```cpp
int set_mfma_sums(int mask);
void modup_convert(u64 *ext, const u64 *coef, int ell, int K, int alpha, int digits, int members,
                   size_t coef_stride, size_t ext_stride, const int *pmap_ext,
                   const u64 *tabs , const size_t *tab_off, const Mod *mods, int logN,
                   hipStream_t st,
                   const double *fptab = nullptr, const size_t *fp_off = nullptr, int fpmid = -1);
struct KsStrides {
    size_t acc = 0, ext = 0, d = 0;
    int zs0 = 0, zn0 = 1 << 30, zs1 = 0;
    __host__ __device__ int target_of(int z) const { return z < zn0 ? zs0 + z : zs1 + (z - zn0); }
};
struct KsFold {
    const u64 *d = nullptr;
    size_t seg = 0, member = 0;
    u64 w = 0, ws = 0;
};
void ks_inner(u64 *acc, const u64 *ext, const u64 *dntt, const u64 *key, int ell, int K, int nq, int nall,
              int alpha, int digits, const uint32_t *perm, const int *pmap_ext, const Mod *mods, int logN,
              hipStream_t st, int members, KsStrides str, KsFold fold = KsFold(), int tcount = -1);
void ntt_forward_mapped_cols(u64 *data, int count, int segs, size_t seg, const int *smap, const int *pmap,
                             const NttTables &T, hipStream_t st);
void ntt_row_ks(u64 *acc, const u64 *ext, const u64 *dntt, const u64 *key, int ell, int K, int nall, int alpha,
                int digits, const int *pmap_ext, int members, KsStrides str, KsFold fold, const NttTables &T,
                hipStream_t st, bool fp_only = false, int tfirst = 0);
void ntt_forward_mapped_rows(u64 *data, int count, int segs, size_t seg, const int *smap, const int *pmap,
                             const NttTables &T, hipStream_t st);
std::vector<std::pair<int, int>> ntt_class_runs(const int *pmap, int count, bool fp, const NttTables &T);
constexpr int KS_MAXKEYS = 16;
struct KsKeys {
    const u64 *key[KS_MAXKEYS];
    const uint32_t *perm[KS_MAXKEYS];
};
void ks_inner_multikey_sum(u64 *acc, const u64 *ext, const u64 *dntt, const KsKeys &keys, int count, bool accumulate,
                           int ell, int K, int nall, int alpha, int digits, const int *pmap_ext, const Mod *mods,
                           int logN, hipStream_t st, KsStrides str);
constexpr int LT_MAXB = 16;
struct LtArgs {
    const u64 *key[LT_MAXB];
    const uint32_t *perm[LT_MAXB];
    const u64 *pt[LT_MAXB];
    int nb;
};
void lt_inner(u64 *out, const u64 *ext, const u64 *c, const LtArgs &A, bool accumulate, int ell, int K, int nall,
              int alpha, int digits, const int *pmap_ext, const u64 *pmodq, const u64 *pmodq_s, const Mod *mods,
              int logN, hipStream_t st);
void ew_permute_sum(u64 *out, const u64 *in, const KsKeys &keys, int limbs, int count, bool accumulate, size_t in_stride,
                    const Mod *mods, int logN, hipStream_t st);
// ... 40 lines not shown
```

### fhe-sorting_amd/csrc/device/ntt.hip

```cpp
#include <hip/hip_ext.h>

#include <cstdlib>
#include <map>
#include <atomic>
#include <mutex>
#include <stdexcept>
#include <string>
#include <type_traits>
#include <utility>
#include <vector>

#include "kernels.hpp"

namespace fhe {
namespace dev {

namespace {

constexpr int NTB = 256;

template <int Lo, int Hi, typename F>
void dispatch_int(int v, F &&f) {
    if constexpr (Lo > Hi) {
        throw std::invalid_argument("unsupported digit count " + std::to_string(v));
// ... 879 lines not shown
#endif
#ifndef FHE_NTT_FP_ROW_WPE
#define FHE_NTT_FP_ROW_WPE 1
#endif
#ifndef FHE_NTT_FP_RESCALE_WPE
#define FHE_NTT_FP_RESCALE_WPE FHE_NTT_FP_ROW_WPE
#endif
template <int MODE, bool FULL, bool TWL, bool FP>
__global__ __launch_bounds__(NTB) __attribute__((amdgpu_waves_per_eu(FP ? (MODE == NTT_RESCALE ? FHE_NTT_FP_RESCALE_WPE : FHE_NTT_FP_ROW_WPE) : TWL ? FHE_NTT_ROW_WPE : 1, 8))) void k_ntt_fwd_row(
    u64 *data, size_t seg, const int *pmap, const int *smap, int logN, NttTables Tb, NttFuse F) {
    ntt_fwd_body<8, 4, false, MODE, true, FULL, TWL, FP>(data, seg, pmap, smap, logN, Tb, F, blockIdx.z);
}
template <bool FULL, bool TWL, bool FP>
__global__ __launch_bounds__(NTB) __attribute__((amdgpu_waves_per_eu(TWL ? FHE_NTT_ROW_WPE : 1, 8))) void k_ntt_inv_row(
    u64 *data, size_t seg, const int *pmap, const int *smap, int logN, NttTables Tb, NttFuse F) {
    ntt_inv_body<8, 4, false, true, FULL, TWL, FP>(data, seg, pmap, smap, logN, Tb, F);
}
#ifndef FHE_ROW_KS_WPE
#define FHE_ROW_KS_WPE 2
#endif
#ifndef FHE_ROW_KS_WPE1
#define FHE_ROW_KS_WPE1 4
#endif
template <int D, bool FP, bool FULL>
__global__ __launch_bounds__(NTB) __attribute__((amdgpu_waves_per_eu(D == 1 ? FHE_ROW_KS_WPE1 : FHE_ROW_KS_WPE, 8))) void k_ntt_row_ks(u64 *acc, const u64 *ext, const u64 *dntt, const u64 *key,
                                                    int ell, int W, int nall, int alpha, int members,
                                                    const int *pmap_ext, int logN, NttTables Tb, KsStrides st,
                                                    KsFold fold, NttFuse Fz, int lmb) {
    using TW = TwT<FP>;
    __shared__ TW twl[TWL_ROWS * 256];
    const size_t n = (size_t)1 << logN;
    const int t = Fz.limb_of(blockIdx.z);
    const int pt = __builtin_amdgcn_readfirstlane(pmap_ext[t]);
    const int tr = threadIdx.x >> 4, tl = threadIdx.x & 15;
    const int R = 16 >> lmb;
    const int mb = ((int)blockIdx.x << lmb) + (tr & ((1 << lmb) - 1));
    const bool valid = FULL || mb < members;
    const size_t row0 = (size_t)blockIdx.y * R, row = row0 + (tr >> lmb), rb = row * 256;
    const Mod md = Tb.mods[pt];
    const u64 q = md.q, q2 = 2 * q;
    Ar A{4 * q, (u64)0 - q, 0.0, 0.0};
    const TW *tw;
    if constexpr (FP) {
        tw = Tb.fwdd + (size_t)pt * n;
        const double2 qd = Tb.qd[pt];
        A.q = qd.x;
        A.qi = qd.y;
    } else {
        tw = Tb.fwd2 + (size_t)pt * n;
    }
    const int S0 = logN - 8;
    row_twiddles_multi<true>(twl, tw, row0, R, n, S0);
    __syncthreads();
    const TW *twr = twl + 256 * (tr >> lmb);
    const size_t m = valid ? (size_t)mb : 0;
    const int li = row_final_index<true>(tl, 0);
#define IDX(r) (li + (row_final_index<true>(0, r)))
    const bool folded = fold.d && t == ell - 1;
    const u64 *fd = fold.d + m * fold.member;
    auto digit_row = [&](int j, u64(&x)[16]) {
        const int lo = j * alpha, hi = min((j + 1) * alpha, ell);
        if (t >= lo && t < hi) {
            const u64 *src = dntt + m * st.d + (size_t)t * n + rb;
#pragma unroll
            for (int r = 0; r < 16; ++r) {
                const u64 v = valid ? src[IDX(r)] : 0;
                x[r] = FP ? ubits(fp_in(v, FP_TWO52)) : v;
            }
        } else {
            const u64 *src = ext + m * st.ext + ((size_t)j * W + t) * n + rb;
            const double fin = FP ? FP_TWO52 + FP_FWD_COL_OUT * A.q : 0.0;
#pragma unroll
            for (int r = 0; r < 16; ++r) {
                const u64 v = valid ? src[tl + 16 * r] : 0;
                x[r] = FP ? ubits(fp_in(v, fin)) : v;
            }
            row_pass_shfl<true, true, FP>(x, tl, row, twr, n, S0, A);
            if constexpr (!FP) {
#pragma unroll
                for (int r = 0; r < 16; ++r) x[r] = canon12(x[r], q, q2);
            }
        }
    };
    auto mac = [&](int j, const u64(&x)[16], u64(&a0)[16], u64(&a1)[16]) {
        const u64 *kb = key + (((size_t)j * 2 + 0) * nall + pt) * n + rb;
        const u64 *ka = key + (((size_t)j * 2 + 1) * nall + pt) * n + rb;
#pragma unroll
        for (int r = 0; r < 16; ++r) {
            const u64 b = kb[IDX(r)], c = ka[IDX(r)];
            if constexpr (FP) {
                const double xv = dbits(x[r]);
                a0[r] = ubits(dbits(a0[r]) + fp_mulmod(xv, fp_in(b, FP_TWO52), A.q, A.qi));
                a1[r] = ubits(dbits(a1[r]) + fp_mulmod(xv, fp_in(c, FP_TWO52), A.q, A.qi));
            } else {
                a0[r] = add_mod(a0[r], mul_barrett(x[r], b, md), q);
                a1[r] = add_mod(a1[r], mul_barrett(x[r], c, md), q);
            }
        }
    };
    auto fold_of = [&](int r, u64 &f0, u64 &f1) {
        f0 = f1 = 0;
        if (folded && valid) {
            f0 = mul_shoup(fd[rb + IDX(r)], fold.w, fold.ws, q);
            f1 = mul_shoup(fd[fold.seg + rb + IDX(r)], fold.w, fold.ws, q);
        }
    };
    u64 *o0 = acc + m * st.acc + (size_t)t * n + rb;
    u64 *o1 = acc + m * st.acc + ((size_t)W + t) * n + rb;
    auto fin = [&](u64 v) -> u64 {
        if constexpr (FP) {
            const double r0 = fp_reduce(dbits(v), A.q, A.qi);
            return fp_out(r0 < 0.0 ? r0 + A.q : r0, FP_TWO52);
        } else {
            return v;
        }
    };
    if constexpr (D == 1) {
        u64 x[16];
        digit_row(0, x);
        const u64 *kb = key + (size_t)pt * n + rb;
        const u64 *ka = key + ((size_t)nall + pt) * n + rb;
#pragma unroll
        for (int r = 0; r < 16; ++r) {
            u64 f0, f1, v0, v1;
            fold_of(r, f0, f1);
            const u64 b = kb[IDX(r)], c = ka[IDX(r)];
            if constexpr (FP) {
                const double xv = dbits(x[r]);
                v0 = ubits(fp_in(f0, FP_TWO52) + fp_mulmod(xv, fp_in(b, FP_TWO52), A.q, A.qi));
                v1 = ubits(fp_in(f1, FP_TWO52) + fp_mulmod(xv, fp_in(c, FP_TWO52), A.q, A.qi));
            } else {
                v0 = add_mod(f0, mul_barrett(x[r], b, md), q);
                v1 = add_mod(f1, mul_barrett(x[r], c, md), q);
            }
            if (valid) {
                o0[IDX(r)] = fin(v0);
                o1[IDX(r)] = fin(v1);
            }
        }
        return;
    }
    u64 a0[16], a1[16];
#pragma unroll
    for (int r = 0; r < 16; ++r) {
        u64 f0, f1;
        fold_of(r, f0, f1);
        a0[r] = FP ? ubits(fp_in(f0, FP_TWO52)) : f0;
        a1[r] = FP ? ubits(fp_in(f1, FP_TWO52)) : f1;
    }
#pragma unroll 1
    for (int j = 0; j < D; ++j) {
        u64 x[16];
        digit_row(j, x);
        mac(j, x, a0, a1);
    }
    if (!valid) return;
#pragma unroll
    for (int r = 0; r < 16; ++r) {
        o0[IDX(r)] = fin(a0[r]);
        o1[IDX(r)] = fin(a1[r]);
    }
#undef IDX
}

int &row_twl_enabled() {
    static int v = [] {
        const char *e = std::getenv("FHE_NTT_TWL");
        return e ? std::atoi(e) : 1;
    }();
    return v;
}

int &row_twl_rows() {
    static int v = [] {
        const char *e = std::getenv("FHE_NTT_TWL_ROWS");
        return e ? std::atoi(e) : 4;
    }();
    return v;
}
// ... 401 lines not shown
void ntt_forward_mapped_rows(u64 *data, int count, int segs, size_t seg, const int *smap, const int *pmap,
                             const NttTables &T, hipStream_t st) {
    if (count <= 0 || segs <= 0) return;
    const int k2 = T.logN - (T.logN + 1) / 2;
    const NttFuse F;
    dispatch<false, true, NTT_PLAIN>(k2, data, count, segs, seg, pmap, smap, T, F, st);
}

std::vector<std::pair<int, int>> ntt_class_runs(const int *pmap, int count, bool fp, const NttTables &T) {
    std::vector<int> pr;
    const bool known = launch_primes(pmap, count, pr);
    std::vector<std::pair<int, int>> runs;
    for (int z = 0; z < count; ++z) {
        const bool f = ntt_fp_enabled() && T.fp_host && known && T.fp_host[pr[z]] != 0;
        if (f != fp) continue;
        if (!runs.empty() && runs.back().first + runs.back().second == z) ++runs.back().second;
        else runs.emplace_back(z, 1);
    }
    return runs;
}

void ntt_row_ks(u64 *acc, const u64 *ext, const u64 *dntt, const u64 *key, int ell, int K, int nall, int alpha,
                int digits, const int *pmap_ext, int members, KsStrides str, KsFold fold, const NttTables &T,
                hipStream_t st, bool fp_only, int tfirst) {
    const int W = ell + K;
    if (T.logN != 16 && T.logN != 17) throw std::invalid_argument("ntt_row_ks: the row pass is 256 points (rings 2^16, 2^17)");
    if (digits < 1 || digits > 8) throw std::invalid_argument("ntt_row_ks: 1..8 digits");
    if (members < 1) return;
    std::vector<int> pr;
    const bool known = launch_primes(pmap_ext, W, pr);
    (void)pr;
    if (!known && ntt_fp_enabled() && T.fp_host) throw std::invalid_argument("ntt_row_ks: unregistered prime map");
    int lmb = 4;
    while (lmb > 2 && (1 << lmb) > members) --lmb;
    const bool full = members % (1 << lmb) == 0;
    const dim3 blk(NTB);
    for (int cls = fp_only ? 1 : 0; cls < 2; ++cls) {
        std::vector<std::pair<int, int>> runs;
        for (auto r : ntt_class_runs(pmap_ext, W, cls == 1, T)) {
            const int lo = std::max(r.first, tfirst), hi = r.first + r.second;
            if (lo < hi) runs.emplace_back(lo, hi - lo);
        }
        for (size_t r = 0; r < runs.size(); r += 2) {
            NttFuse Fz;
            Fz.zs0 = runs[r].first;
            Fz.zn0 = runs[r].second;
            Fz.zs1 = r + 1 < runs.size() ? runs[r + 1].first : 0;
            const int cnt = runs[r].second + (r + 1 < runs.size() ? runs[r + 1].second : 0);
            const dim3 grid((unsigned)((members + (1 << lmb) - 1) >> lmb), (unsigned)((1u << (T.logN - 8)) >> (4 - lmb)),
                            (unsigned)cnt);
            const double bytes = 8.0 * ((double)members * (digits + 2.0) + 2.0 * digits) * cnt * ((size_t)1 << T.logN);
            dispatch_int<1, 8>(digits, [&](auto c) {
                constexpr int DD = decltype(c)::value;
                auto go = [&](auto fpc, auto fullc) {
                    constexpr bool FPV = decltype(fpc)::value, FU = decltype(fullc)::value;
                    launch_clocked(inst_name<DD, FPV, FU>("k_ntt_row_ks"), bytes, k_ntt_row_ks<DD, FPV, FU>, grid, blk,
                                   st, acc, ext, dntt, key, ell, W, nall, alpha, members, pmap_ext, T.logN, T, str,
                                   fold, Fz, lmb);
                };
                if (cls && full) go(std::true_type{}, std::true_type{});
                else if (cls) go(std::true_type{}, std::false_type{});
                else if (full) go(std::false_type{}, std::true_type{});
                else go(std::false_type{}, std::false_type{});
            });
        }
    }
}

}
}
```

### fhe-sorting_amd/csrc/engine/engine.hip

```cpp
#include <hip/hip_runtime.h>

#include <algorithm>
#include <atomic>
#include <chrono>
#include <cmath>
#include <cstring>
#include <map>
#include <mutex>
#include <set>
#include <stdexcept>
#include <functional>
#include <thread>

#include "../device/kernels.hpp"
#include "engine.hpp"

#define HIP_OK(x)                                                                                     \
    do {                                                                                              \
        hipError_t _e = (x);                                                                          \
        if (_e != hipSuccess)                                                                         \
            throw std::runtime_error(std::string("HIP error ") + hipGetErrorString(_e) + " at " +    \
                                     __FILE__ + ":" + std::to_string(__LINE__));                      \
    } while (0)
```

☆ ☆ ☆

WORK TO COMPLETE> Across the data, count every line where the string "KsKeys" turns up, then write only that count.

WORKED SOLUTION> 3